The discussion of intelligence services on the Allied and the German sides (after all, the Gestapo and SD were among other things intelligence-gathering agencies) in this book assumed its central role due to the covert nature of hoped-for cooperation between the Zionists and other Jewish organizations working for rescue once experienced Jewish leaders such as David Ben-Gurion had realized that overt action by the Allies had many limits due to the menace of a “Jew's war,” which the Allies intended to avoid by all means at their disposal unless domestic opinion imposed such an action upon them. At the same time, Nazi and Allied intelligence gathered information on the Holocaust, on rescue efforts, and on the Zionists and other Jewish organizations that were supposed to cooperate with them. This information led also to various actions that contributed their share to the workings of the doomsday machine.
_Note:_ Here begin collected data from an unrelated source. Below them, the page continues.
template <bool LDL>
__global__ __launch_bounds__(PS_NT) void persistent_solve512_kernel(
    const double* __restrict__ F, int64_t ld, const double* __restrict__ Inv, const double* __restrict__ InvT,
    const double* __restrict__ dinv, double* __restrict__ xio, double* __restrict__ pub, int64_t Np, int* abort_flag,
    const int* __restrict__ info, int near_steps, int nap, long spin_limit, int missing_wg) {
    __shared__ double run[PS_MAXOWN][P5_RB];
    __shared__ double ysol[PS_MAXOWN][P5_RB];
    __shared__ double xs[P5_STEP];
    __shared__ double part[P5_NQ][P5_RB];
    if (*info != 0) return;
    const int t = threadIdx.x, r = t & 31, q = t >> 5;
    const int G = gridDim.x, g = blockIdx.x;
    const int nb = (int)(Np / P5_RB);
    const int nsteps = (nb + P5_NBS - 1) / P5_NBS;
    const int nown = g < nb ? (nb - g + G - 1) / G : 0;
    if (nown == 0) return;
    if (g == missing_wg) return;
    double* bfin = pub;
    double* ypub = pub + Np;
    double* zfin = pub + 2 * Np;
    double* xpub = pub + 3 * Np;
    for (int e = t; e < nown * P5_RB; e += PS_NT) run[e >> 5][e & 31] = xio[(int64_t)(g + (e >> 5) * G) * P5_RB + (e & 31)];
    __syncthreads();

    double a[P5_CW], d[P5_CW];
    auto dot_chunk = [&](const double (&v)[P5_CW], bool active) {
        double s0 = 0.0, s1 = 0.0, s2 = 0.0, s3 = 0.0;
        if (active) {
            const double* xq = xs + q * P5_CW;
#pragma unroll
            for (int j = 0; j < P5_CW; j += 4) {
                s0 = fma(v[j], xq[j], s0);
                s1 = fma(v[j + 1], xq[j + 1], s1);
                s2 = fma(v[j + 2], xq[j + 2], s2);
                s3 = fma(v[j + 3], xq[j + 3], s3);
            }
        }
        part[q][r] = (s0 + s1) + (s2 + s3);
    };
    auto reduce_parts = [&](int c, int n) {
        double sm = 0.0;
        for (int u = 0; u < n; ++u) sm += part[u][c];
        return sm;
    };
    const int qb = q >> 1;

    int m0 = 0;
    bool have_d = false;
    for (int k = 0; k < nsteps && m0 < nown; ++k) {
        const int b0 = P5_NBS * k, nbk = nb - b0 < P5_NBS ? nb - b0 : P5_NBS;
        int i = g + m0 * G;
        if (i < b0 + nbk) {
            const int li = i - b0;
            if (!have_d) {
                const double* Mk = Inv + (int64_t)k * (P5_STEP * P5_STEP) + (li * P5_RB + r) + (int64_t)(q * P5_CW) * P5_STEP;
                if (qb <= li) {
#pragma unroll
                    for (int j = 0; j < P5_CW; ++j) d[j] = Mk[(int64_t)j * P5_STEP];
                }
                if (t < P5_RB) ps_publish(bfin + (int64_t)i * P5_RB + t, run[m0][t]);
            }
            if (t < P5_RB) xs[li * P5_RB + t] = run[m0][t];
            if (!ps_gather(bfin + (int64_t)b0 * P5_RB, li * P5_RB, xs, abort_flag, spin_limit)) return;
            dot_chunk(d, qb <= li);
            __syncthreads();
            if (t < P5_RB) {
                const double v = reduce_parts(t, P5_NQ);
                ps_publish(ypub + (int64_t)i * P5_RB + t, v);
                ysol[m0][t] = v;
            }
            have_d = false;
            ++m0;
            if (m0 >= nown) break;
            i = g + m0 * G;
        }
        const bool diag_next = i < b0 + nbk + P5_NBS;
        {
            const double* Fs = F + ((int64_t)i * P5_RB + r) + ((int64_t)b0 * P5_RB + q * P5_CW) * ld;
            if (qb < nbk) {
#pragma unroll
                for (int j = 0; j < P5_CW; ++j) a[j] = Fs[(int64_t)j * ld];
            }
            if (diag_next) {
                const int li = i - (b0 + nbk);
                const double* Mk = Inv + (int64_t)(k + 1) * (P5_STEP * P5_STEP) + (li * P5_RB + r) + (int64_t)(q * P5_CW) * P5_STEP;
                if (qb <= li) {
#pragma unroll
                    for (int j = 0; j < P5_CW; ++j) d[j] = Mk[(int64_t)j * P5_STEP];
                }
            }
        }
        if (!ps_gather(ypub + (int64_t)b0 * P5_RB, nbk * P5_RB, xs, abort_flag, spin_limit, i >= b0 + nbk + P5_NBS * near_steps, nap)) return;
        for (int m = m0; m < nown; ++m) {
            const int im = g + m * G;
            if (m > m0 && qb < nbk) {
                const double* Fs = F + ((int64_t)im * P5_RB + r) + ((int64_t)b0 * P5_RB + q * P5_CW) * ld;
#pragma unroll
                for (int j = 0; j < P5_CW; ++j) a[j] = Fs[(int64_t)j * ld];
            }
            dot_chunk(a, qb < nbk);
            __syncthreads();
            if (t < P5_RB) {
                const double v = run[m][t] - reduce_parts(t, P5_NQ);
                run[m][t] = v;
                if (m == m0 && diag_next) ps_publish(bfin + (int64_t)im * P5_RB + t, v);
            }
            if (m + 1 < nown) __syncthreads();
        }
        have_d = diag_next;
    }

    __syncthreads();
    for (int e = t; e < nown * P5_RB; e += PS_NT) {
        const int m = e >> 5, c = e & 31;
        const double y = ysol[m][c];
        run[m][c] = LDL ? y * dinv[(int64_t)(g + m * G) * P5_RB + c] : y;
    }
    __syncthreads();
    const int lane = t & 63, sub = lane & 7, colq = lane >> 3, rc = t >> 6;
    int m1 = nown - 1;
    have_d = false;
    for (int k = nsteps - 1; k >= 0 && m1 >= 0; --k) {
        const int b0 = P5_NBS * k, nbk = nb - b0 < P5_NBS ? nb - b0 : P5_NBS;
        int i = g + m1 * G;
        if (i >= b0) {
            const int li = i - b0;
            const bool act = qb >= li && qb < nbk;
            if (!have_d) {
                const double* Mk = InvT + (int64_t)k * (P5_STEP * P5_STEP) + (li * P5_RB + r) + (int64_t)(q * P5_CW) * P5_STEP;
                if (act) {
#pragma unroll
                    for (int j = 0; j < P5_CW; ++j) d[j] = Mk[(int64_t)j * P5_STEP];
                }
                if (t < P5_RB) ps_publish(zfin + (int64_t)i * P5_RB + t, run[m1][t]);
            }
            if (t < P5_RB) xs[li * P5_RB + t] = run[m1][t];
            if (!ps_gather(zfin + (int64_t)(i + 1) * P5_RB, (nbk - 1 - li) * P5_RB, xs + (li + 1) * P5_RB, abort_flag, spin_limit)) return;
            dot_chunk(d, act);
            __syncthreads();
            if (t < P5_RB) {
                const double v = reduce_parts(t, P5_NQ);
                ps_publish(xpub + (int64_t)i * P5_RB + t, v);
                xio[(int64_t)i * P5_RB + t] = v;
            }
            have_d = false;
            --m1;
            if (m1 < 0) break;
            i = g + m1 * G;
        }
        auto load_slice = [&](int im) {
            const double* Fs = F + ((int64_t)b0 * P5_RB + 32 * rc + 4 * sub) + ((int64_t)im * P5_RB + colq) * ld;
#pragma unroll
            for (int p = 0; p < 4; ++p) {
                const v2d lo = *reinterpret_cast<const v2d*>(Fs + (int64_t)(8 * p) * ld);
                const v2d hi = *reinterpret_cast<const v2d*>(Fs + (int64_t)(8 * p) * ld + 2);
                a[4 * p] = lo[0];
                a[4 * p + 1] = lo[1];
                a[4 * p + 2] = hi[0];
                a[4 * p + 3] = hi[1];
            }
        };
        const bool diag_next = i >= b0 - P5_NBS;
        if (rc < nbk) load_slice(i);
        if (diag_next) {
            const int li = i - (b0 - P5_NBS);
            const double* Mk = InvT + (int64_t)(k - 1) * (P5_STEP * P5_STEP) + (li * P5_RB + r) + (int64_t)(q * P5_CW) * P5_STEP;
            if (qb >= li) {
#pragma unroll
                for (int j = 0; j < P5_CW; ++j) d[j] = Mk[(int64_t)j * P5_STEP];
            }
        }
        if (!ps_gather(xpub + (int64_t)b0 * P5_RB, nbk * P5_RB, xs, abort_flag, spin_limit, i < b0 - P5_NBS * near_steps, nap)) return;
        for (int m = m1; m >= 0; --m) {
            const int im = g + m * G;
            if (m < m1 && rc < nbk) load_slice(im);
            if (rc < nbk) {
                const double x0 = xs[32 * rc + 4 * sub], x1 = xs[32 * rc + 4 * sub + 1], x2 = xs[32 * rc + 4 * sub + 2],
                             x3 = xs[32 * rc + 4 * sub + 3];
#pragma unroll
                for (int p = 0; p < 4; ++p) {
                    double sp = (a[4 * p] * x0 + a[4 * p + 1] * x1) + (a[4 * p + 2] * x2 + a[4 * p + 3] * x3);
                    sp += __shfl_xor(sp, 1);
                    sp += __shfl_xor(sp, 2);
                    sp += __shfl_xor(sp, 4);
                    if (sub == 0) part[rc][colq + 8 * p] = sp;
                }
            } else if (lane < P5_RB) {
                part[rc][lane] = 0.0;
            }
            __syncthreads();
            if (t < P5_RB) {
                const double v = run[m][t] - reduce_parts(t, P5_NBS);
                run[m][t] = v;
                if (m == m1 && diag_next) ps_publish(zfin + (int64_t)im * P5_RB + t, v);
            }
            if (m > 0) __syncthreads();
        }
        have_d = diag_next;
    }
}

In comparison to the regular bureaucracies, such as the British Foreign and Colonial Offices, which had adopted a rather anti-Zionist policy since the late 1930s that was followed by the politicians heading them on cabinet level but not Churchill himself, and in comparison to the General Officer Commanding in Chief (GOC in C) Middle East, who always feared an Arab revolt in his back yard, MI6, or the Secret Intelligence Service (SIS) (i.e., the British Foreign Intelligence Service), was a little more open to the rescue of Jews and to Zionist overtures as far as activities planned against the Axis powers were concerned.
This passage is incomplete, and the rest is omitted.